大将たる人は、衆と好悪を同じくすることこそ重要である。

然しながら、高野山までは三人ほどが、僅かに志を遂げ付き従ったが、これも、彼らには世間から
去り難い馴染みがあると考えられており、その人々から批判を受けないことを考えただけで、心から
行ったことではなかったのだろう、そのうちの二人は高野山で暇を乞うた。

こうして高野の居住も叶い難くなり、それまでは二万余騎の大将も、一僕に手を引かれ、父子すごすごと、
未だ夜深き中を辿り出るのは、鹿ケ谷事件で平清盛により流罪とされた藤原成親卿の左遷の旅も、
このようであったかと哀れであった。

高野山の辰巳に、相郷という柴を結んだ民家が僅かに4、5軒ある場所に辿り着き、暫くの安を得た。
ここに山岡道阿弥入道、その頃は八郎左衛門尉と言ったが、平井阿波入道安斎も伴って、剣難の
山路を凌いて訪れ、信盛父子との再開を果たした。

これに信盛父子は涙を押さえて
「今の深志、山より高く海よりも深い、何に例えればよいのか。

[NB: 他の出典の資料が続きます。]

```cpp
#define LZ_REC_POS2(r)    ((u32)((r) & 0x7FFFFFFFu))
#define LZ_REC_LOW8(r)    ((u32)((r) >> 31) & 0xFFu)
#define LZ_REC_PAYLOAD(r) ((u32)((r) >> 39) & 0xFFFFu)
#define LZ_REC_SLOW(r)    ((u32)((r) >> 63))
LZ_HD u64 lz_rec_with_index(u64 r, u32 idx)
{ return (r & ~((0xFFull << 31) | (0x1Full << 55))) | ((u64)(idx & 0xFFu) << 31) | ((u64)((idx >> 8) & 0x1Fu) << 55); }
#define LZ_REC_INDEX(r)   (((u32)((r) >> 31) & 0xFFu) | (((u32)((r) >> 55) & 0x1Fu) << 8))

template <class Emit>
LZ_HD void lz_settle_record(const LzExtendParams& P, const s32* score_tab, u64 rec, u32 h ,
                            u32& dend, u64& n_ext, u64& n_bp, Emit&& emit)
{
    const u32 p2 = LZ_REC_POS2(rec);
    if (dend > p2 - P.seed_len) return;
    n_ext++;
    const u32 pay = LZ_REC_PAYLOAD(rec);
    if (!LZ_REC_SLOW(rec)) {
        const u32 room = p2 - dend, dlo = pay & 0xFFu, dext = pay >> 8;
        const u32 extent = p2 + dext;
        n_bp += (dlo < room ? dlo : room) + dext;
        if (extent > dend) dend = extent;
        return;
    }
    const s32 diag = (s32)((pay << 16) | h);
    dend = lz_reextend(P, score_tab, p2, diag, dend, n_bp, emit);
}
```

lastz_amd/csrc/scan_kernels.hip:

```cpp
#include <hip/hip_runtime.h>
#include <algorithm>
#include <type_traits>
#include "lz_ctx.hpp"
#include "lz_host.hpp"
#include "lz_lut.hpp"
#include "lz_seed_dev.hpp"

#define LZ_SC_ROUNDS 4

struct LzScanTask { u32 idx; s32 diag; LzLutScan L, R; };
static_assert(sizeof(LzScanTask) == 64, "LzScanTask: one 64-byte line per task");
#define LZ_SC_TPB 512
template <int MODE> struct LzScanShared {
    union {
        LzLutEntry lut[LZ_LUT_TOTAL];
        struct { s32 tab[LZ_NCLASS * LZ_NCLASS]; s32 tab8[64]; } bc;
    };
    s32 ctab[MODE == 1 ? LZ_NCLASS * LZ_NCLASS : 1];
};

template <bool SP>
__device__ __forceinline__ void lz_scan_round(const LzExtendParams& P, const LzLutParams& Q, const LzLutEntry* lut, const s32* ctab, u64 key, bool valid,
                                              const LzLutRaw<SP>& rawl, const LzLutRaw<SP>& rawr, u32 idx, u32 lane,
                                              u32& summ_out, LzScanTask* __restrict__ my_tasks, u32& my_n, u32 region_cap)
{
    constexpr bool HLIM = SP;
    s32 diag; LzLutScan L, R;
    lz_lut_init(key, P.tlen, P.qlen, diag, L, R);
    if (!valid) { L.alive = 0; R.alive = 0; }
    const bool ql = L.alive && !HLIM && L.room < (u32)LZ_LUT_WIN_B, qr = R.alive && !HLIM && R.room < (u32)LZ_LUT_WIN_B;
    lz_lut_window_pair<SP, HLIM>(Q, lut, diag, L, R, rawl, rawr, L.alive && !ql, R.alive && !qr, ctab);
    const bool more = valid && (L.alive == 1 || R.alive == 1);
    const u64 mm = __ballot(more);
    bool queued = false;
    if (mm) {
        const u32 slot = my_n + (u32)__popcll(mm & ((1ull << lane) - 1ull));
        if (more && slot < region_cap) {
            LzScanTask t; t.idx = idx; t.diag = diag; t.L = L; t.R = R;
            my_tasks[slot] = t; queued = true;
        }
        my_n += (u32)__popcll(mm);
    }
    summ_out = queued ? 0u : lz_lut_summary(L, R, P.min_score);
}
template <bool SP>
__device__ __forceinline__ void lz_scan_fetch(const LzLutParams& Q, u64 key, LzLutRaw<SP>& rawl, LzLutRaw<SP>& rawr)
{
    const u32 pos2 = (u32)key, pos1 = pos2 + (u32)(key >> 32);
    const s32 diag = (s32)(u32)(key >> 32);
    const u32 stl = pos1 - 1u + (u32)LZ_PAD2, str = pos1 + (u32)LZ_PAD2;
    const u32 bl = (stl >> 2) - 15u, br = str >> 2;
    const u32 ol = bl + (bl & ~31u);
    rawl.tv = lz_load16(Q.t2x + ol); rawr.tv = lz_load16(Q.t2x + (ol + (br - bl)));
    const u32 sql = stl - (u32)diag, sqr = str - (u32)diag;
    rawl.qv = lz_load16(Q.q2 + ((sql >> 2) - 15u)); rawr.qv = lz_load16(Q.q2 + (sqr >> 2));
    if constexpr (SP) {
        const u32 ml = (stl >> 3) - 14u, mr = str >> 3;
        const u32 oml = ml + (ml & ~31u);
        rawl.tm = lz_load16(Q.tspx + oml); rawr.tm = lz_load16(Q.tspx + (oml + (mr - ml)));
        rawl.qm = lz_load16(Q.qsp + ((sql >> 3) - 14u)); rawr.qm = lz_load16(Q.qsp + (sqr >> 3));
    }
}
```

これは夢だろうか、夢だろうか」と、
手に手を取って懐かしげに見まえた。

山岡も平井も、かつては遥かに下がった場所から信盛父子に接していたが、今はこのように、同胞の
親しみにも勝ったように見えると、見る人の魂を感動させ、聞く人は涙で袖を絞った。
誠に信盛が世にあった頃は、皆がその恩を慕い少しでも交わることを望んだものだが、今はその
影すら無い。そのような中での両人の志は、誠に浅からざりし事であると、世の人これに感じ入ったのである。